== Segment start ==

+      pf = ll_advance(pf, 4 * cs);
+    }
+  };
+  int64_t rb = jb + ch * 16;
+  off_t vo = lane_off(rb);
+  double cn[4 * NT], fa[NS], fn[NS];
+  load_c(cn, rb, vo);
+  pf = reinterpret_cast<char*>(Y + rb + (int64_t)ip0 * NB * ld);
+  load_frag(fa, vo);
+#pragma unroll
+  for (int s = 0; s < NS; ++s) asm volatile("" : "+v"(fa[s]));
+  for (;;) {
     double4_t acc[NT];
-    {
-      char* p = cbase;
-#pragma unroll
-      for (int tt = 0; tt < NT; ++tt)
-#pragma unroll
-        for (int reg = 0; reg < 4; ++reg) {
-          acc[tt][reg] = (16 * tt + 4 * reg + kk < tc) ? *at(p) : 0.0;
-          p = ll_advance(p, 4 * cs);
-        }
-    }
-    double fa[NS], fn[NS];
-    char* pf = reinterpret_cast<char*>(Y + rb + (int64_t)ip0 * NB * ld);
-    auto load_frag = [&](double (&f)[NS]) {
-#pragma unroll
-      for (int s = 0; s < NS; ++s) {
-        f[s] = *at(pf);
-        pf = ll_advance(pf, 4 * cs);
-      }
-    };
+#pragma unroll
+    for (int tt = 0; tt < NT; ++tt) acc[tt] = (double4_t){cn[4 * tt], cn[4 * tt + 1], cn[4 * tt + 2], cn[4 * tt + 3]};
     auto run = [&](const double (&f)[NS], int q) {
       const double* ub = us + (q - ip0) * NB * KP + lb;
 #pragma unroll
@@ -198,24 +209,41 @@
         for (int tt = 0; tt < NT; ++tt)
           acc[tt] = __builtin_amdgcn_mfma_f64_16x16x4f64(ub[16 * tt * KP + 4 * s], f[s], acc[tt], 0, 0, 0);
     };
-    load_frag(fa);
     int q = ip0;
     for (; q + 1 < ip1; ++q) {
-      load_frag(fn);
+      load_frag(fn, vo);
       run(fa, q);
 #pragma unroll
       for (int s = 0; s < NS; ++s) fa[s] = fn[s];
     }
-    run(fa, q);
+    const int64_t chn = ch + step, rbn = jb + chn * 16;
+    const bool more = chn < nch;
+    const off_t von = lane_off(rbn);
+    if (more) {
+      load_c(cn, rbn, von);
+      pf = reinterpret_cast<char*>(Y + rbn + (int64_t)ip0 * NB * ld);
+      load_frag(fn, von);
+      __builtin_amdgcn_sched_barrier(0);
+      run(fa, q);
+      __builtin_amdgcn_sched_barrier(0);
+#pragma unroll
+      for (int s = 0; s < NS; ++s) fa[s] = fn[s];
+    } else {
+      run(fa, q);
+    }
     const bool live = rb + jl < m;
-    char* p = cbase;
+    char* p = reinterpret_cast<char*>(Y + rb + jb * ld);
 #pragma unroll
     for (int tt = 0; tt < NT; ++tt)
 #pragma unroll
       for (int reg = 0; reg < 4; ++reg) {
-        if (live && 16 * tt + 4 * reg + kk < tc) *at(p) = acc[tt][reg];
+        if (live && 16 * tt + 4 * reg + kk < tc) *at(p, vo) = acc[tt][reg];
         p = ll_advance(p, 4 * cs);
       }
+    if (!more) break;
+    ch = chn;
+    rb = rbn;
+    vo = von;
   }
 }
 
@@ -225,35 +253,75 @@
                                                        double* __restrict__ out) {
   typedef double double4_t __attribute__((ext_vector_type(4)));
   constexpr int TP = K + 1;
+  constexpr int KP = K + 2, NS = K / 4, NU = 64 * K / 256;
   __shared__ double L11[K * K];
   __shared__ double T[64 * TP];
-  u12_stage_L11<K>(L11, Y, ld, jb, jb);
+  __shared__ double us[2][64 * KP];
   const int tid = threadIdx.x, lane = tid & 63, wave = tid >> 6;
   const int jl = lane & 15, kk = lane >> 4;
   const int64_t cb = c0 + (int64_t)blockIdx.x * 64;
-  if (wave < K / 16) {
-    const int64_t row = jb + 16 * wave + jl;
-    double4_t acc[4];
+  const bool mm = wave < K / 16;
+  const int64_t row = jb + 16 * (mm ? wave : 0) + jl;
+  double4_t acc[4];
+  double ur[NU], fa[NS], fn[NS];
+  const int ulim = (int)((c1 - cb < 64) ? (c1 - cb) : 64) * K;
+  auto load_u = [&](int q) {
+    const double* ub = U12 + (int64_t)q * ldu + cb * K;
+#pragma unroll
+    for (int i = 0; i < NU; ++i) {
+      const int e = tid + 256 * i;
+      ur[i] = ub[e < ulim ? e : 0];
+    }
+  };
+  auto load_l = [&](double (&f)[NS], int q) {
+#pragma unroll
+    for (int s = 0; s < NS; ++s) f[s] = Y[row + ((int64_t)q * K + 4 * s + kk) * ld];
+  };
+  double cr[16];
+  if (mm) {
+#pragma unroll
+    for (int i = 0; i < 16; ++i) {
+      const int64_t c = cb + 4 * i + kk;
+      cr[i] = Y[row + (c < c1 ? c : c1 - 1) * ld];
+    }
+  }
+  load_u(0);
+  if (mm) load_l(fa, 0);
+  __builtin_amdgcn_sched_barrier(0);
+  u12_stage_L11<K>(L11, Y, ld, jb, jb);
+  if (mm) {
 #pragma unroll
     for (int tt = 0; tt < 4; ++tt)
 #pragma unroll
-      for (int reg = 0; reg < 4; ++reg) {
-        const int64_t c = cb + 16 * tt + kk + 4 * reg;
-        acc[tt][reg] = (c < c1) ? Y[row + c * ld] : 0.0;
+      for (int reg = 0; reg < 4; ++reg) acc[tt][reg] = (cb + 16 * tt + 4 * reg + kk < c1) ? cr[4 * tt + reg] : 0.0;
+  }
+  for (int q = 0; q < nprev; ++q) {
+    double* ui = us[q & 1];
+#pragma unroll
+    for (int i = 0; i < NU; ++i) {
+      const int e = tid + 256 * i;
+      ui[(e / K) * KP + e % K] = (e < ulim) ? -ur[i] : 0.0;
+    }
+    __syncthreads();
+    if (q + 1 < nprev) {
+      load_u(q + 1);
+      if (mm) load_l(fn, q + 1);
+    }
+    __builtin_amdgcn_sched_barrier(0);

== Segment end ==

**What you need to do:**
Retype each line of the material above exactly.

**Finished task:**
+      pf = ll_advance(pf, 4 * cs);
+    }
+  };
+  int64_t rb = jb + ch * 16;
+  off_t vo = lane_off(rb);
+  double cn[4 * NT], fa[NS], fn[NS];
+  load_c(cn, rb, vo);
+  pf = reinterpret_cast<char*>(Y + rb + (int64_t)ip0 * NB * ld);
+  load_frag(fa, vo);
+#pragma unroll
+  for (int s = 0; s < NS; ++s) asm volatile("" : "+v"(fa[s]));
+  for (;;) {
     double4_t acc[NT];
-    {
-      char* p = cbase;
-#pragma unroll
-      for (int tt = 0; tt < NT; ++tt)
-#pragma unroll
-        for (int reg = 0; reg < 4; ++reg) {
-          acc[tt][reg] = (16 * tt + 4 * reg + kk < tc) ? *at(p) : 0.0;
-          p = ll_advance(p, 4 * cs);
-        }
-    }
-    double fa[NS], fn[NS];
-    char* pf = reinterpret_cast<char*>(Y + rb + (int64_t)ip0 * NB * ld);
-    auto load_frag = [&](double (&f)[NS]) {
-#pragma unroll
-      for (int s = 0; s < NS; ++s) {
-        f[s] = *at(pf);
-        pf = ll_advance(pf, 4 * cs);
-      }
-    };
+#pragma unroll
+    for (int tt = 0; tt < NT; ++tt) acc[tt] = (double4_t){cn[4 * tt], cn[4 * tt + 1], cn[4 * tt + 2], cn[4 * tt + 3]};
     auto run = [&](const double (&f)[NS], int q) {
       const double* ub = us + (q - ip0) * NB * KP + lb;
 #pragma unroll
@@ -198,24 +209,41 @@
         for (int tt = 0; tt < NT; ++tt)
           acc[tt] = __builtin_amdgcn_mfma_f64_16x16x4f64(ub[16 * tt * KP + 4 * s], f[s], acc[tt], 0, 0, 0);
     };
-    load_frag(fa);
     int q = ip0;
     for (; q + 1 < ip1; ++q) {
-      load_frag(fn);
+      load_frag(fn, vo);
       run(fa, q);
 #pragma unroll
       for (int s = 0; s < NS; ++s) fa[s] = fn[s];
     }
-    run(fa, q);
+    const int64_t chn = ch + step, rbn = jb + chn * 16;
+    const bool more = chn < nch;
+    const off_t von = lane_off(rbn);
+    if (more) {
+      load_c(cn, rbn, von);
+      pf = reinterpret_cast<char*>(Y + rbn + (int64_t)ip0 * NB * ld);
+      load_frag(fn, von);
+      __builtin_amdgcn_sched_barrier(0);
+      run(fa, q);
+      __builtin_amdgcn_sched_barrier(0);
+#pragma unroll
+      for (int s = 0; s < NS; ++s) fa[s] = fn[s];
+    } else {
+      run(fa, q);
+    }
     const bool live = rb + jl < m;
-    char* p = cbase;
+    char* p = reinterpret_cast<char*>(Y + rb + jb * ld);
 #pragma unroll
     for (int tt = 0; tt < NT; ++tt)
 #pragma unroll
       for (int reg = 0; reg < 4; ++reg) {
-        if (live && 16 * tt + 4 * reg + kk < tc) *at(p) = acc[tt][reg];
+        if (live && 16 * tt + 4 * reg + kk < tc) *at(p, vo) = acc[tt][reg];
         p = ll_advance(p, 4 * cs);
       }
+    if (!more) break;
+    ch = chn;
+    rb = rbn;
+    vo = von;
   }
 }
 
@@ -225,35 +253,75 @@
                                                        double* __restrict__ out) {
   typedef double double4_t __attribute__((ext_vector_type(4)));
   constexpr int TP = K + 1;
+  constexpr int KP = K + 2, NS = K / 4, NU = 64 * K / 256;
   __shared__ double L11[K * K];
   __shared__ double T[64 * TP];
-  u12_stage_L11<K>(L11, Y, ld, jb, jb);
+  __shared__ double us[2][64 * KP];
   const int tid = threadIdx.x, lane = tid & 63, wave = tid >> 6;
   const int jl = lane & 15, kk = lane >> 4;
   const int64_t cb = c0 + (int64_t)blockIdx.x * 64;
-  if (wave < K / 16) {
-    const int64_t row = jb + 16 * wave + jl;
-    double4_t acc[4];
+  const bool mm = wave < K / 16;
+  const int64_t row = jb + 16 * (mm ? wave : 0) + jl;
+  double4_t acc[4];
+  double ur[NU], fa[NS], fn[NS];
+  const int ulim = (int)((c1 - cb < 64) ? (c1 - cb) : 64) * K;
+  auto load_u = [&](int q) {
+    const double* ub = U12 + (int64_t)q * ldu + cb * K;
+#pragma unroll
+    for (int i = 0; i < NU; ++i) {
+      const int e = tid + 256 * i;
+      ur[i] = ub[e < ulim ? e : 0];
+    }
+  };
+  auto load_l = [&](double (&f)[NS], int q) {
+#pragma unroll
+    for (int s = 0; s < NS; ++s) f[s] = Y[row + ((int64_t)q * K + 4 * s + kk) * ld];
+  };
+  double cr[16];
+  if (mm) {
+#pragma unroll
+    for (int i = 0; i < 16; ++i) {
+      const int64_t c = cb + 4 * i + kk;
+      cr[i] = Y[row + (c < c1 ? c : c1 - 1) * ld];
+    }
+  }
+  load_u(0);
+  if (mm) load_l(fa, 0);
+  __builtin_amdgcn_sched_barrier(0);
+  u12_stage_L11<K>(L11, Y, ld, jb, jb);
+  if (mm) {
 #pragma unroll
     for (int tt = 0; tt < 4; ++tt)
 #pragma unroll
-      for (int reg = 0; reg < 4; ++reg) {
-        const int64_t c = cb + 16 * tt + kk + 4 * reg;
-        acc[tt][reg] = (c < c1) ? Y[row + c * ld] : 0.0;
+      for (int reg = 0; reg < 4; ++reg) acc[tt][reg] = (cb + 16 * tt + 4 * reg + kk < c1) ? cr[4 * tt + reg] : 0.0;
+  }
+  for (int q = 0; q < nprev; ++q) {
+    double* ui = us[q & 1];
+#pragma unroll
+    for (int i = 0; i < NU; ++i) {
+      const int e = tid + 256 * i;
+      ui[(e / K) * KP + e % K] = (e < ulim) ? -ur[i] : 0.0;
+    }
+    __syncthreads();
+    if (q + 1 < nprev) {
+      load_u(q + 1);
+      if (mm) load_l(fn, q + 1);
+    }
+    __builtin_amdgcn_sched_barrier(0);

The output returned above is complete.